━━ MATERIAL SHOWN

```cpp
template <int NB, int DT, int LT>
struct LinUpdMG {
    static constexpr int NFP = 16 * NB;
    static constexpr int KD = DT ? (DT + 3) / 4 : (NB == 3 ? 4 : 8);
    static constexpr int RL1 = LT ? (LT > 16 ? (LT - 16 + 3) / 4 : 0) : 4;
    static constexpr int NM = 4 + RL1 + 2 * KD + 1;
    static constexpr int PT = KD > 4 ? 2 : 1;
    static constexpr int NPART = NB == 3 ? 16 : 20;
    static constexpr bool PREFETCH = NB == 3;
    int D, L, P, fone, off_be, off_wd, off_bd, off_epsp, off_eps;
    double *Wed, *Wdd, *bed, *bdd, *sd, *elv, *lvd, *scal, *part, *P1s, *gq;
    float* pmv;
    __device__ __forceinline__ float& pk(int k) const { return pmv[k * LNT + threadIdx.x]; }
    __device__ __forceinline__ float& mk(int k) const { return pmv[(LKOUT + k) * LNT + threadIdx.x]; }
    __device__ __forceinline__ float& vk(int k) const { return pmv[(2 * LKOUT + k) * LNT + threadIdx.x]; }
    int* mos;

    static __host__ __device__ constexpr bool shape_ok(int D, int L) {
        return NB == 3 ? D <= 16 && L <= 32 && L + 2 * D + 1 <= NFP : NB == 4 && L <= 32 && L + 2 * D + 1 <= NFP && D <= 4 * KD;
    }
    static __host__ size_t lds_bytes(int D, int L, int P) {
        return sizeof(double) * ((size_t)2 * D * L + 4 * L + D + 8 + NPART + 16 * PT * NFP + (size_t)(P + kExtra + 7)) + sizeof(int) * NM * 64 * NB + sizeof(float) * 3 * LKOUT * LNT;
    }
    __device__ __forceinline__ void carve(const LinArgs& a, char* smem) {
        D = DT ? DT : a.D; L = LT ? LT : a.L; P = a.P; fone = L + 2 * D; off_eps = a.off_eps;
        off_be = D * L; off_wd = off_be + L; off_bd = off_wd + L * D; off_epsp = off_bd + D;
        Wed = reinterpret_cast<double*>(smem); Wdd = Wed + D * L; bed = Wdd + L * D; bdd = bed + L; sd = bdd + D; elv = sd + L; lvd = elv + L;
        scal = lvd + L; part = scal + 8; P1s = part + NPART; gq = P1s + 16 * PT * NFP; mos = reinterpret_cast<int*>(gq + P + kExtra + 7);
        pmv = reinterpret_cast<float*>(smem + sizeof(double) * (size_t)(gq + P + kExtra + 7 - Wed) + sizeof(int) * NM * 64 * NB);
    }
    __device__ __forceinline__ void load_state(const LinArgs& a) {
        const int t = threadIdx.x;
#pragma unroll
        for (int k = 0; k < LKOUT; ++k) {
            const int idx = min(t + LNT * k, P - 1);
            pk(k) = a.params[idx]; mk(k) = a.m[idx]; vk(k) = a.v[idx];
        }
        if (off_eps < 0 && t == 0) { const double e = (double)a.eps_cli; scal[0] = e; scal[1] = lin_exp<true>(0.5 * e); scal[2] = lin_exp<true>(-e); }
        if (t < 64 * NB) {
            const int lane = t & 63, j = lane & 15, g = lane >> 4, f = 16 * (t >> 6) + j;
            int k = 0;
            auto put = [&](int row) { mos[(k++) * 64 * NB + t] = lin_m_index(NB, row, f); };
#pragma unroll
            for (int r = 0; r < 4; ++r) put(g + 4 * r);
#pragma unroll
            for (int r = 0; r < RL1; ++r) put(min(16 + g + 4 * r, NFP - 1));
#pragma unroll
            for (int r = 0; r < KD; ++r) put(min(L + g + 4 * r, NFP - 1));
#pragma unroll
            for (int r = 0; r < KD; ++r) put(min(L + D + g + 4 * r, NFP - 1));
            put(fone);
        }
    }
    __device__ __forceinline__ void fetch_M(const double* M_in, double (&r)[NM]) const {
        const int* mt = mos + threadIdx.x;
        int o[NM];
#pragma unroll
        for (int k = 0; k < NM; ++k) o[k] = mt[k * 64 * NB];
#pragma unroll
        for (int k = 0; k < NM; ++k) r[k] = ld_sc1(M_in + o[k]);
    }
    __device__ __forceinline__ void publish_params(const LinArgs& a) {
        int t = threadIdx.x;
        if constexpr (NB == 4) asm volatile("" : "+v"(t));
#pragma unroll
        for (int k = 0; k < LKOUT; ++k) {
            const int i = t + LNT * k;
            const double pv = (double)pk(k);
            if (i < off_be) Wed[i] = pv;
            else if (i < off_wd) bed[i - off_be] = pv;
            else if (i < off_bd) Wdd[i - off_wd] = pv;
            else if (i < off_epsp) bdd[i - off_bd] = pv;
            else if (i < off_epsp + L || i == off_eps) {
                const bool is_eps = i == off_eps;
                const double e = is_eps ? pv * (double)a.eps_cli : pv, h = lin_exp<true>(0.5 * e);
                if (is_eps) {
                    const double q = h * h;
                    double r = __builtin_amdgcn_rcp(q);
                    r = fma(fma(-q, r, 1.0), r, r); r = fma(fma(-q, r, 1.0), r, r);
                    scal[0] = e; scal[1] = h; scal[2] = r;
                }
                else { sd[i - off_epsp] = h; elv[i - off_epsp] = h * h; lvd[i - off_epsp] = pv; }
            }
        }
    }
    __device__ __forceinline__ void step(const LinArgs& a, int tstep, const double (&mreg)[NM], float (&gout)[LKOUT], const unsigned* next_cnt,
                                         unsigned per_set, const double* M_next, double (&mnext)[NM], bool& have_next) {
        int t = threadIdx.x;
        if constexpr (NB == 4) asm volatile("" : "+v"(t));
        const int wave = __builtin_amdgcn_readfirstlane(t >> 6), lane = t & 63, j = lane & 15, g = lane >> 4;
        LIN_STAMP(1);
        if (PREFETCH && t == 64 * (NB + 2)) scal[4] = (next_cnt && __hip_atomic_load(next_cnt, __ATOMIC_RELAXED, __HIP_MEMORY_SCOPE_AGENT) >= per_set) ? 1.0 : 0.0;
        const double eps = scal[0], sigma = scal[1], inv_var = scal[2], inv_bt = (double)a.inv_bt, c0 = inv_var * inv_bt;
        d4 sm[2], p1;
        [[maybe_unused]] d4 p1b;
        auto p1row = [&](int r) -> double { return r < 4 ? p1[r & 3] : p1b[r & 3]; };
        double musq_p = 0.0, ssq_p = 0.0, z2r_p = 0.0;
        const int f = 16 * wave + j;
        double awSMr[KD][2], awP1r[PT][4 + (RL1 ? RL1 : 1)];
        auto awSM = [&](int kk, int lt) -> double& { return awSMr[kk][lt]; };
        auto awP1 = [&](int r) -> double& { return awP1r[0][r]; };
        if (wave < NB) {
#pragma unroll
            for (int kk = 0; kk < KD; ++kk)
#pragma unroll
                for (int lt = 0; lt < 2; ++lt) {
                    const int dd = 4 * kk + g, l = 16 * lt + j;
                    const double w1 = Wed[min(dd, D - 1) * L + min(l, L - 1)];
                    awSM(kk, lt) = (dd < D && l < L && (lt == 0 || RL1 > 0)) ? w1 : 0.0;
                }
#pragma unroll
            for (int r = 0; r < 4 + RL1; ++r) {
                const int l = (r < 4 ? 4 * r : 16 + 4 * (r - 4)) + g;
                const double w = Wdd[min(l, L - 1) * D + min(j, D - 1)];
                awP1(r) = (j < D && l < L) ? w : 0.0;
            }
        }
        __builtin_amdgcn_sched_barrier(0);
        if (wave < NB) {
            const double* Mz = mreg; const double* Mx = mreg + 4 + RL1; const double* Mz2 = Mx + KD; const double Mone = mreg[NM - 1];
#pragma unroll
            for (int lt = 0; lt < 2; ++lt)
#pragma unroll
                for (int r = 0; r < 4; ++r) {
                    const int l = 16 * lt + g + 4 * r;
                    const bool ok = l < L && (lt == 0 || r < RL1);
                    const double sv = sd[min(l, L - 1)], bv = bed[min(l, L - 1)];
                    const double slv = ok ? sv : 0.0, blv = ok ? bv : 0.0;
                    sm[lt][r] = (lt == 0 || r < RL1) ? slv * Mz[lt == 0 ? r : min(4 + r, 3 + RL1)] + blv * Mone : 0.0;
                }
#pragma unroll
            for (int kk = 0; kk < KD; ++kk) {
#pragma unroll
                for (int lt = 0; lt < 2; ++lt) {
                    if (lt == 1 && RL1 == 0) continue;
                    sm[lt] = __builtin_amdgcn_mfma_f64_16x16x4f64(awSM(kk, lt), Mx[kk], sm[lt], 0, 0, 0);
                }
            }
#pragma unroll
            for (int r = 0; r < 4; ++r) {
                const int d = g + 4 * r;
                p1[r] = (r < KD && d < D) ? -Mx[min(r, KD - 1)] + sigma * Mz2[min(r, KD - 1)] + bdd[min(d, D - 1)] * Mone : 0.0;
            }
#pragma unroll
            for (int r = 0; r < 4; ++r) p1 = __builtin_amdgcn_mfma_f64_16x16x4f64(awP1(r), sm[0][r], p1, 0, 0, 0);
#pragma unroll
            for (int r = 0; r < RL1; ++r) p1 = __builtin_amdgcn_mfma_f64_16x16x4f64(awP1(4 + r), sm[1][r], p1, 0, 0, 0);
#pragma unroll
// ... 812 lines not shown
```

━━━━

▸ BRIEF
Could you tally the lines of the listing above that contain the word "auto"? Give the number by itself.

▸ FINISHED TASK
4